After residing in private hands for more than 230 years, "The Three Witches" by the notoriously eccentric Anglo-Swiss painter Henry Fuseli has been acquired by the Huntington Library, Art Collections, and Botanical Gardens.
The unusual work, a stark depiction of the spooky trio that predict Macbeth's fate in Act 1, Scene 3, of Shakespeare's tragedy, will go on view to the public for the first time Saturday.
The Huntington is known for its collection of 18th century British paintings, but it did not yet have any from Fuseli, who achieved substantial fame during his lifetime.

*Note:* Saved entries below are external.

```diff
+                    const uint4 l0 = *reinterpret_cast<const uint4 *>(ins < 3 ? p0 + 8 * ins * kPairBytes + quad * kQuadBytes : pa + quad * kQuadBytes);
+                    const uint4 l1 = *reinterpret_cast<const uint4 *>(ins < 3 ? p0 + (8 * ins + 1) * kPairBytes + quad * kQuadBytes : pb + quad * kQuadBytes);
+                    fa[0][quad][ins] = make_uint4(l0.x, l0.y, l1.x, l1.y);
+                    fa[1][quad][ins] = make_uint4(l0.z, l0.w, l1.z, l1.w);
+                }
+        }
+        slot_free();
+        b += gb, cl += gcl + (b >= uq ? (b -= uq, 1u) : 0u), q += gq + (cl >= ncl ? (cl -= ncl, 1u) : 0u);
+        auto matrix = [&](auto nb, f4 (&acc2)[NC][3], auto parts_tag) {
             constexpr int PARTS = decltype(parts_tag)::value;
-            uint4 fb[4][2];
-#pragma unroll
-            for (int ins = 0; ins < 4; ++ins)
-#pragma unroll
-                for (int part = 0; part < PARTS; ++part) fb[ins][part] = s_coef[((nb * 4 + ins) * 2 + part) * 64 + lane];
+            u4 fb[4][2];
+            constexpr int kBlockBytes = 4 * 2 * 64 * 16;
+            if constexpr (std::is_same_v<decltype(nb), int>)
+                lds_read_coef<PARTS, 0>(fb, coef_a + (unsigned)nb * kBlockBytes);
+            else
+                lds_read_coef<PARTS, decltype(nb)::value * kBlockBytes>(fb, coef_a);
 #pragma unroll
             for (int c = 0; c < NC; ++c) {
 #pragma unroll
@@ -389,15 +466,15 @@
         };
         const int t3o = t0 + (lane >> 4);
         constexpr int kParts1 = DBG ? 2 : 1;
+        constexpr int kSplit = 3;
         float best = 0.f, ssum = 0.f;
         f4 accp[2][NC][3];
-        matrix(0, accp[0], std::integral_constant<int, kParts1>{});
-        const float lbv = __hip_atomic_load(lbp, __ATOMIC_RELAXED, __HIP_MEMORY_SCOPE_AGENT);
-        const unsigned cur = __hip_atomic_load(reinterpret_cast<const unsigned *>(A.cellmax + cell) + 1, __ATOMIC_RELAXED, __HIP_MEMORY_SCOPE_AGENT);
-#pragma unroll
-        for (int nb = 0; nb < NB; ++nb) {
+        float lbv = 0.f;
+        unsigned cur = 0u;
+        auto bound_block = [&](auto nb_tag) {
+            constexpr int nb = decltype(nb_tag)::value;
             float m2[2][6];
-            if (nb + 1 < NB) matrix(nb + 1, accp[(nb + 1) & 1], std::integral_constant<int, kParts1>{});
+            if constexpr (nb + 1 < NB) matrix(std::integral_constant<int, nb + 1>{}, accp[(nb + 1) & 1], std::integral_constant<int, kParts1>{});
             epilogue(accp[nb & 1], m2);
             const int t1 = (16 * nb + (lane & 15)) >> 1;
             float bmax = 0.f, bsum = 0.f;
@@ -408,14 +485,24 @@
             }
             if (!(t1 < K1 && t3o < K3)) bmax = 0.f, bsum = 0.f;
             best = fmaxf(best, bmax), ssum += bsum;
-            s_bm[nb * kColsThreads + tid] = bmax;
+            asm volatile("ds_write_b32 %0, %1 offset:%2" ::"v"(bm_a), "v"(bmax), "n"(nb * kColsThreads * 4) : "memory");
             if (DBG && cell == A.dbg_cell && t0 / 4 == A.dbg_group && t1 < K1) {
 #pragma unroll
                 for (int c = 0; c < NC; ++c)
 #pragma unroll
                     for (int i = 0; i < 6; ++i) A.dbg[((c * K1 + t1) * 12 + t2_of(i)) * 4 + (lane >> 4)] = m2[c][i];
             }
-        }
+        };
+        {
+            matrix(std::integral_constant<int, 0>{}, accp[0], std::integral_constant<int, kParts1>{});
+            lbv = __hip_atomic_load(lbp, __ATOMIC_RELAXED, __HIP_MEMORY_SCOPE_AGENT);
+            cur = __hip_atomic_load(reinterpret_cast<const unsigned *>(A.cellmax + cell) + 1, __ATOMIC_RELAXED, __HIP_MEMORY_SCOPE_AGENT);
+            static_for<kSplit>([&](auto i) { bound_block(i); });
+        }
+        slot_ready();
+        slot_free();
+        request_tile(b, cl, q);
+        static_for<NB - kSplit>([&](auto i) { bound_block(std::integral_constant<int, kSplit + decltype(i)::value>{}); });
         if (A.stats && lane == 0) atomicAdd(A.stats, 1ull);
         const float wsum2 = NC > 1 ? A.w0 * A.w0 + A.w1 * A.w1 : A.w0 * A.w0;
         float dlt = 0.f;
@@ -434,7 +521,9 @@
             if (A.stats && lane == 0) atomicAdd(A.stats + 1, 1ull);
             unsigned fmask = 0;
             for (int nb = 0; nb < NB; ++nb) {
-                const float u = sqrtf(s_bm[nb * kColsThreads + tid]) + dlt;
+                float bmv;
+                asm volatile("ds_read_b32 %0, %1\n s_waitcnt lgkmcnt(0)" : "=v"(bmv) : "v"(bm_a + (unsigned)nb * (kColsThreads * 4)) : "memory");
+                const float u = sqrtf(bmv) + dlt;
                 if (__builtin_amdgcn_ballot_w64(!(u * u * wsum2 * 1.00001f < lim * lim))) fmask |= 1u << nb;
             }
             if (A.stats && lane == 0) atomicAdd(A.stats + 3, (unsigned long long)__builtin_popcount(fmask));
@@ -525,6 +614,10 @@
             }
         }
     }
+    if (team == 0) {
+        slot_ready();
+        slot_free();
+    }
 }
 
 template <class Loader>
```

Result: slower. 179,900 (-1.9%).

## Exploit real-input symmetry in the K1 DFT to halve MFMA work

Applied to the files above, without the earlier changes.

Restructures the column-stage 53-point DFT so the coefficient matrix uses only the cos/sin of real inputs with Hermitian symmetry. This cuts the column blocks from 7 to 4 and the MFMA k-steps from 4 to 2 per block, and each lane now produces all 12 t2 outputs by combining the real and imaginary channel DFTs through a DPP partner exchange. Loads switch to buffer loads with byte permutes, and lag computation is simplified with an incremental lag_at. The risk is correctness of the symmetric reconstruction and extra epilogue ALU work per block.

```diff
diff --git a/bds-3-b1c-b2a-sdr-receiver_amd/csrc/bds_acq_pfa.h b/bds-3-b1c-b2a-sdr-receiver_amd/csrc/bds_acq_pfa.h
--- a/bds-3-b1c-b2a-sdr-receiver_amd/csrc/bds_acq_pfa.h
+++ b/bds-3-b1c-b2a-sdr-receiver_amd/csrc/bds_acq_pfa.h
@@ -13,23 +13,32 @@
 constexpr int K1 = 53, K2 = 12, K3 = 3125;
 constexpr long NP = (long)K1 * K2 * K3;
 constexpr int MP = 27;
-constexpr int NB = 7;
+constexpr int NB = 4;
 constexpr int kTileLags = 16, kTiles = (K3 + kTileLags - 1) / kTileLags;
 constexpr size_t kCellElems = (size_t)kTiles * MP * K2 * kTileLags * 4;
 __host__ __device__ constexpr size_t bw_piece(int mp, int k2, int t3) {
     return (((size_t)(t3 / kTileLags) * MP + mp) * K2 + k2) * (kTileLags * 4) + (size_t)(t3 % kTileLags) * 4;
 }
 constexpr int kRowsThreads = 256, kColsThreads = 256;
-constexpr int kCoefFrags = NB * 4 * 2;
+constexpr int kCoefFrags = NB * 2 * 2;
 constexpr size_t kCoefBytes = (size_t)kCoefFrags * 64 * 16;
 constexpr size_t kColsLds = kCoefBytes + (size_t)NB * kColsThreads * 4;
 
 typedef _Float16 h8 __attribute__((ext_vector_type(8)));
 typedef float f4 __attribute__((ext_vector_type(4)));
 
-__host__ __device__ inline long lag_of(int t1, int t2, int t3) {
+__host__ __device__ constexpr long lag_of(int t1, int t2, int t3) {
     return ((long)t1 * (NP / K1) + (long)t2 * (NP / K2) + (long)t3 * (NP / K3)) % NP;
 }
+__host__ __device__ constexpr int lag_base(int t1, int t3) { return (int)(((unsigned)t1 * (unsigned)(NP / K1) + (unsigned)t3 * (unsigned)(NP / K3)) % (unsigned)NP); }
+__host__ __device__ constexpr int lag_at(int lb0, int t2) { return lb0 + t2 * (int)(NP / K2) >= (int)NP ? lb0 + t2 * (int)(NP / K2) - (int)NP : lb0 + t2 * (int)(NP / K2); }
+constexpr bool lag_maps_agree(int t3) {
+    for (int t1 = 0; t1 < K1; ++t1)
+        for (int t2 = 0; t2 < K2; ++t2)
+            if (lag_at(lag_base(t1, t3), t2) != lag_of(t1, t2, t3)) return false;
+    return true;
+}
+static_assert(lag_maps_agree(0) && lag_maps_agree(1) && lag_maps_agree(1562) && lag_maps_agree(K3 - 2) && lag_maps_agree(K3 - 1), "lag_at / lag_base against lag_of");
 
 __device__ __forceinline__ void pk_radix5(v2f &x0, v2f &x1, v2f &x2, v2f &x3, v2f &x4) {
     constexpr float c1 = 0.30901699437494745f, c2 = -0.80901699437494734f, s1 = 0.95105651629515353f, s2 = 0.58778525229247314f;
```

Two other versions of "The Three Witches" are housed at the Kunsthaus Zurich, an art museum in Switzerland, and at the Royal Shakespeare Company in Stratford-upon-Avon, England. The Huntington's painting appears to be a study made before those full-size, final versions.
The Huntington is particularly excited about the acquisition because it dovetails with the museum's collections of work by the painter Sir Joshua Reynolds and the poet Willam Blake, both of whom were close to, and influenced by, Fuseli.
The Huntington also has one of the world's finest collections of Shakespeare folios and quartos, so the subject matter of "The Three Witches" is an added bit of synchronicity.
A quote, most likely provided by Fuseli himself, is written on the reverse side of the painting and on its gilded frame. From Aeschylus' tragedy "The Eumenides," the quote reads: "These are women but I call the Gorgons."